I hope that bow comes in ASAT:tongue:


----------



## BowSniper (Feb 7, 2004)

That is the perfect addition to my Monster Bows Phoenix. I want it in the longbow version. Once again, great thinking guys!

BowSniper


----------



## Mikie Day (Oct 21, 2002)

bowhunter3762 said:


> I hope that bow comes in ASAT:tongue:


do you know anyone doing ASAT???


----------



## bowhunter3762 (Mar 11, 2006)

*ttt*

1 guy is close so he says on working out the details


----------



## Mikie Day (Oct 21, 2002)

bowhunter3762 said:


> 1 guy is close so he says on working out the details


keep me posted because your not the first person that has asked about that pattern:thumbs_up


----------



## Mikie Day (Oct 21, 2002)

BowSniper said:


> That is the perfect addition to my Monster Bows Phoenix. I want it in the longbow version. Once again, great thinking guys!
> 
> BowSniper


it is all in the works :thumbs_up


----------



## bowhunter3762 (Mar 11, 2006)

*ttt*



Mikie Day said:


> keep me posted because your not the first person that has asked about that pattern:thumbs_up


will do & yes a long bow set up would be sweet. I love my GM with TT gen2 longbow limbs.
John


----------



## Donkey Hunter (Nov 21, 2004)

If we get the lycan, will we be able to convert it to lever action?


----------



## huntinghippie (Dec 31, 2002)

We will be offering the Lycan specifically as both with the ability to move back and forth easily. Mikie stated about 10-15 minutes but I would say closer to 5 minutes.

As has been stated already, we are in the process of finalizing pricing and getting it posted up. Probably about a week out.


----------



## ClaytonLJ (Jun 26, 2006)

I was referring to Bob Beneteu (spelling?), Bowbob? I thought he was the new products guy for your company. Lyle


----------



## Donkey Hunter (Nov 21, 2004)

huntinghippie said:


> We will be offering the Lycan specifically as both with the ability to move back and forth easily.

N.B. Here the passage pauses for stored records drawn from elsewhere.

template <int TN>
__device__ __forceinline__ void tc_epilogue(const TcConvArgs& a, const float (&d)[TN], int b, int t0, int n0, int lim, int row_a) {
  const int csub = (threadIdx.x & 3) * 2;
  float* yb = a.y + (size_t)b * a.y_bs;
  const float* rb = a.r ? a.r + (size_t)b * a.y_bs : nullptr;
  float* sb = a.s ? a.s + (size_t)b * a.s_bs : nullptr;
  const float* bias = a.bias + (size_t)b * a.bias_bs;
  const bool two = a.passes == 3;
  const int ta = t0 + row_a, tb = ta + 8;
  const bool oka = ta < lim, okb = tb < lim;
#pragma unroll
  for (int c0 = 0; c0 < TN; c0 += 32) {
    float v[16];
#pragma unroll
    for (int i = 0; i < 16; ++i) v[i] = two ? fmaf(d[TN / 2 + c0 / 2 + i], tc::kLoInv, d[c0 / 2 + i]) : d[c0 / 2 + i];
#pragma unroll
    for (int g = 0; g < 4; ++g) {
      const float2 bq = __ldg(reinterpret_cast<const float2*>(bias + n0 + c0 + 8 * g + csub));
      v[4 * g] += bq.x; v[4 * g + 1] += bq.y; v[4 * g + 2] += bq.x; v[4 * g + 3] += bq.y;
    }
    if (a.epi == 0) {
      float* ypa = yb + (size_t)ta * a.y_ld + n0 + c0 + csub;
      float* ypb = yb + (size_t)tb * a.y_ld + n0 + c0 + csub;
      const float* rpa = rb ? rb + (size_t)ta * a.y_ld + n0 + c0 + csub : nullptr;
      const float* rpb = rb ? rb + (size_t)tb * a.y_ld + n0 + c0 + csub : nullptr;
#pragma unroll
      for (int g = 0; g < 4; ++g) {
        float2 oa = make_float2(v[4 * g], v[4 * g + 1]), ob = make_float2(v[4 * g + 2], v[4 * g + 3]);
        if (rb) {
          const float2 qa = oka ? *reinterpret_cast<const float2*>(rpa + 8 * g) : make_float2(0.f, 0.f);
          const float2 qb = okb ? *reinterpret_cast<const float2*>(rpb + 8 * g) : make_float2(0.f, 0.f);
          oa.x += qa.x; oa.y += qa.y; ob.x += qb.x; ob.y += qb.y;
        }
        if (a.accumulate) {
          const float2 ya = oka ? *reinterpret_cast<const float2*>(ypa + 8 * g) : make_float2(0.f, 0.f);
          const float2 yc = okb ? *reinterpret_cast<const float2*>(ypb + 8 * g) : make_float2(0.f, 0.f);
          oa.x = ya.x + oa.x; oa.y = ya.y + oa.y;
          ob.x = yc.x + ob.x; ob.y = yc.y + ob.y;
        }
        if (a.scale != 1.f) { oa.x *= a.scale; oa.y *= a.scale; ob.x *= a.scale; ob.y *= a.scale; }
        if (oka) *reinterpret_cast<float2*>(ypa + 8 * g) = oa;
        if (okb) *reinterpret_cast<float2*>(ypb + 8 * g) = ob;
      }
    } else if (a.epi == 1) {
      float* ypa = yb + (size_t)ta * a.y_ld + ((n0 + c0) >> 1) + csub;
      float* ypb = yb + (size_t)tb * a.y_ld + ((n0 + c0) >> 1) + csub;
#pragma unroll
      for (int g = 0; g < 2; ++g) {
        const float2 oa = make_float2(tanhf(v[4 * g]) * sigmoidf_acc(v[4 * (g + 2)]),
                                      tanhf(v[4 * g + 1]) * sigmoidf_acc(v[4 * (g + 2) + 1]));
        const float2 ob = make_float2(tanhf(v[4 * g + 2]) * sigmoidf_acc(v[4 * (g + 2) + 2]),
                                      tanhf(v[4 * g + 3]) * sigmoidf_acc(v[4 * (g + 2) + 3]));
        if (oka) *reinterpret_cast<float2*>(ypa + 8 * g) = oa;
        if (okb) *reinterpret_cast<float2*>(ypb + 8 * g) = ob;
      }
    } else {
      const int col = n0 + c0;
      const bool to_x = col < a.split;
      const bool add = to_x || !a.first;
      float* dst = (to_x ? yb + col : sb + (col - a.split)) + csub;
#pragma unroll
      for (int g = 0; g < 4; ++g) {
        float2 oa = make_float2(v[4 * g], v[4 * g + 1]), ob = make_float2(v[4 * g + 2], v[4 * g + 3]);
        if (add) {
          const float2 qa = oka ? *reinterpret_cast<const float2*>(dst + (size_t)ta * a.y_ld + 8 * g) : make_float2(0.f, 0.f);
          const float2 qb = okb ? *reinterpret_cast<const float2*>(dst + (size_t)tb * a.y_ld + 8 * g) : make_float2(0.f, 0.f);
          oa = make_float2(qa.x + oa.x, qa.y + oa.y);
          ob = make_float2(qb.x + ob.x, qb.y + ob.y);
        }
        if (oka) *reinterpret_cast<float2*>(dst + (size_t)ta * a.y_ld + 8 * g) = oa;
        if (okb) *reinterpret_cast<float2*>(dst + (size_t)tb * a.y_ld + 8 * g) = ob;
      }
    }
  }
}

template <int TN>
__device__ __forceinline__ void tc_mma_step(float (&d)[TN], uint64_t a_hi, uint64_t a_lo, uint64_t b, bool three, bool first) {
  float (&lo)[TN / 2] = *reinterpret_cast<float(*)[TN / 2]>(&d[TN / 2]);
  float (&hi)[TN / 2] = *reinterpret_cast<float(*)[TN / 2]>(&d[0]);
  tc::Wgmma<TN>::mma(hi, a_hi, b, first ? 0 : 1);
  if (three) {
    tc::Wgmma<TN>::mma(lo, a_hi, b + TN, first ? 0 : 1);
    tc::Wgmma<TN>::mma(lo, a_lo, b, 1);
  }
}

constexpr int TCN_THREADS = 384;
constexpr int TCN_NCT = 96;

template <int TN, bool PAIR>
struct TcnCfg {
  static_assert(!PAIR || TN == 32 || TN == 64 || TN == 128, "conv pairs: C = 32, 64 or 128");
  static constexpr int KCH = 32, NKC = KCH / 8;
  static constexpr int ROWS = 194;
  static constexpr int ROWS2 = TCN_ROWS2;
  static constexpr int NABUF = 2;
  static constexpr int RING = tc_ring_slots(TN, PAIR);
  static constexpr int SLOT_BYTES = 2 * 2 * TN * 16;
  static constexpr int A_BUF_BYTES = 2 * NKC * ROWS * 16;
  static constexpr int A2_BYTES = PAIR ? 2 * (TN / 8) * ROWS2 * 16 : 0;
  static constexpr size_t SMEM_BYTES = 1024 + NABUF * A_BUF_BYTES + A2_BYTES + RING * SLOT_BYTES;
  static_assert(SMEM_BYTES <= 232448, "shared memory budget");
  static_assert((2 * NABUF + 2 * RING) * 8 <= 1024, "barrier area");
};

constexpr int TCN_PROD_REGS = 56, TCN_MMA_REGS = 224;

template <int TN, bool PAIR>
__global__ void __launch_bounds__(TCN_THREADS, 1) tcconv_kernel(const TcConvArgs a, int n_tt, int total) {
  using Cfg = TcnCfg<TN, PAIR>;
  constexpr int ROWS = Cfg::ROWS, ROWS2 = Cfg::ROWS2, NABUF = Cfg::NABUF, RING = Cfg::RING, NKC = Cfg::NKC;
  extern __shared__ __align__(128) unsigned char smem_raw[];
  uint64_t* bars = reinterpret_cast<uint64_t*>(smem_raw);
  uint64_t *a_full = bars, *a_empty = bars + NABUF, *b_full = a_empty + NABUF, *b_empty = b_full + RING;
  unsigned char* abuf = smem_raw + 1024;
  unsigned char* a2buf = abuf + NABUF * Cfg::A_BUF_BYTES;
  unsigned char* bring = a2buf + Cfg::A2_BYTES;

  const int tid = threadIdx.x, lane = tid & 31;
  const int warp = __shfl_sync(0xffffffffu, tid >> 5, 0);
  const int H1 = (a.K - 1) / 2 * a.DIL;
  const int H2 = PAIR ? (a.K - 1) / 2 : 0;
  const int R = 128 - 2 * H2;
  const int rows8 = (128 + 2 * H1 + 7) & ~7;
  const int nq = a.Cin / Cfg::KCH;
  const int n_slots = (a.Cin / 16) * a.K;
  const int n_w = PAIR ? 2 * n_slots : n_slots;
  const bool resident = n_w <= RING;
  if (H1 > TCN_HMAX || (PAIR && 128 + 2 * H2 > ROWS2)) __trap();
  constexpr uint32_t BYTES = Cfg::SLOT_BYTES;

  if (tid == 0) {
    for (int i = 0; i < NABUF; ++i) { mbar_init(&a_full[i], TCN_NCT); mbar_init(&a_empty[i], 2); }
    for (int i = 0; i < RING; ++i) { mbar_init(&b_full[i], 1); mbar_init(&b_empty[i], 2); }
    fence_mbar_init();
  }
  if (PAIR) {
    for (int i = tid; i < Cfg::A2_BYTES / 16; i += TCN_THREADS) reinterpret_cast<uint4*>(a2buf)[i] = make_uint4(0u, 0u, 0u, 0u);
    asm volatile("fence.proxy.async.shared::cta;" ::: "memory");
  }
  __syncthreads();
  pdl_launch_dependents();
  if (warp != 0) pdl_wait();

Mikie stated about 10-15 minutes but I would say closer to 5 minutes.
> 
> As has been stated already, we are in the process of finalizing pricing and getting it posted up. Probably about a week out.


Would it be possible to order the Lycan, with the ability to move back and forth, plus a Phoenix riser so that I could have a large range of length options plus a compound and a recurve at the same time? If so, that would be awesome!

Also, what is the IBO speed on the newer generation of the Phoenix? Thanks!!


----------



## huntinghippie (Dec 31, 2002)

Clayton,

Nope, your info is incorrect, which is surprising considering how closely you have followed Monster over the last few years. :wink: Bob never did have that role. Regardless, Bob is no longer associated in any way with Monster Bows and hasn't been for quite a while.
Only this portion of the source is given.